I would argue that, though many people have viewed the recent judgment against Microsoft as a victory for the government, it is really, at least for now, a victory for Microsoft's powerful competitors. Companies such as Sun, Oracle and Netscape have encouraged this litigation because it was an opportunity to harm Microsoft's ability to become competitive in new markets, such as Internet browser software, back office server products, and productivity applications.
Because Microsoft has "harmed" its competitors by innovating into their areas of business, slashing prices and dramatically increasing output, it is not surprising that the government's proposed remedies are focused on benefiting Microsoft's competitors.
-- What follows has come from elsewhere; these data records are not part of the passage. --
#ifndef MM_SWEEP_GATE_T
#define MM_SWEEP_GATE_T 48
#endif
#ifndef MM_SWEEP_GATE_W
#define MM_SWEEP_GATE_W 8
#endif
#ifndef MM_SWEEP_SPEC_AT
#define MM_SWEEP_SPEC_AT 13
#endif
#ifndef MM_SWEEP_GATE_WU
#define MM_SWEEP_GATE_WU 3
#endif
template <int NV, bool MASS, bool MIXED = false>
__global__ __launch_bounds__(64, 1) void sweep_kernel(DevCfg c, DevState st, SweepBuf sb, int k, double *trace) {
  const long long A = st.A;
  enum { W_X = 0, W_Y, W_H, W_HX, W_GU, W_VX };
// ... 372 lines not shown
#endif
__global__ __launch_bounds__(MM_STEP_BLOCK, (SPLIT ? MM_SPLIT_WAVES : step_min_waves<G, SHIELD, MIXED>(IPM))) void step_kernel(DevCfg c, DevState st, const int32_t *__restrict__ actions,
                                                   MMStepOut out, double *metrics, SweepBuf sb, int kb, PoseBuf pb) {
  constexpr bool IDM = kIdm<KIND>;
  constexpr bool LC = (KIND == MM_ENV_V1) || IDM;
  constexpr bool SHIELDED = LC && (SHIELD != MM_SHIELD_NONE);
  static_assert(!IDM || (MIXED && SHIELD == MM_SHIELD_NONE && !IPM && !SPLIT), "hdv-v1: general unshielded kernels only");
  constexpr bool MASS = (SHIELD == MM_SHIELD_MASS);
  static_assert(!IPM || SHIELDED, "the IPM mode lives in shielded kernels");
  static_assert(!SPLIT || IPM, "the split form exists for the interior-point kernels");
#ifdef MM_SERIAL_ALL
  constexpr bool kSerialOnly = true || IPM;
#else
#ifdef MM_SERIAL_MASS
  constexpr bool kSerialOnly = MIXED || MASS || IPM;
#else
  constexpr bool kSerialOnly = MIXED;
#endif
#endif
  constexpr bool kSine = SHIELDED && !SPLIT && !MIXED && !IPM && !kSerialOnly && kPow2<G> && G <= 8;
  constexpr bool kScan = kScanSelects && !MIXED && !TRACE;
#ifndef MM_CARRY_POSE
#define MM_CARRY_POSE 1
#endif
  constexpr bool kCarry = kSine && MM_CARRY_POSE != 0;
#ifndef MM_PRIMARY_PRIOR
#define MM_PRIMARY_PRIOR 1
#endif
  constexpr bool kPrimary = kSine && !TRACE && kVetoPrior && MM_PRIMARY_PRIOR != 0;
#ifndef MM_SINE_CARRY
#define MM_SINE_CARRY 0
#endif
  constexpr bool kSineCarry = kPrimary && MM_SINE_CARRY != 0;
  constexpr bool kEarly = kSine && MM_EARLY_LOADS != 0;
  double car_sn = __builtin_nan("");
  (void)car_sn;
  static_assert(kPow2<G> || MM_STEP_BLOCK == 64, "rotation layouts: one wave per workgroup");
  const long long gtid = (long long)blockIdx.x * blockDim.x + threadIdx.x;
  constexpr int kTail = kPow2<G> ? 64 : (64 / G) * G;
  const bool tail = lane_id() >= kTail;
  const int gb = kPow2<G> ? (lane_id() & ~(G - 1)) : (tail ? kTail - G : lane_id() - lane_id() % G);
  const int a = kPow2<G> ? (int)(gtid % G) : lane_id() - gb;
  const long long e = kPow2<G> ? gtid / G : (tail ? (long long)st.E : (gtid >> 6) * (64 / G) + lane_id() / G);
  const bool valid = e < st.E && a < st.N;
  const long long i = e * st.N + a;
  const long long A = st.A;
  const double dt = c.dt;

But the antitrust laws are intended to protect consumers and competition, not competitors.
Thanks in part to Microsoft, this country is enjoying the most productive economic boom in its history. Neither Microsoft nor the new economy generally needs any help from government intervention and regulation.


C. Boyden Gray, former counsel to President George Bush and a partner at the law firm of Wilmer, Cutler & Pickering, represents the Association for Competitive Technology.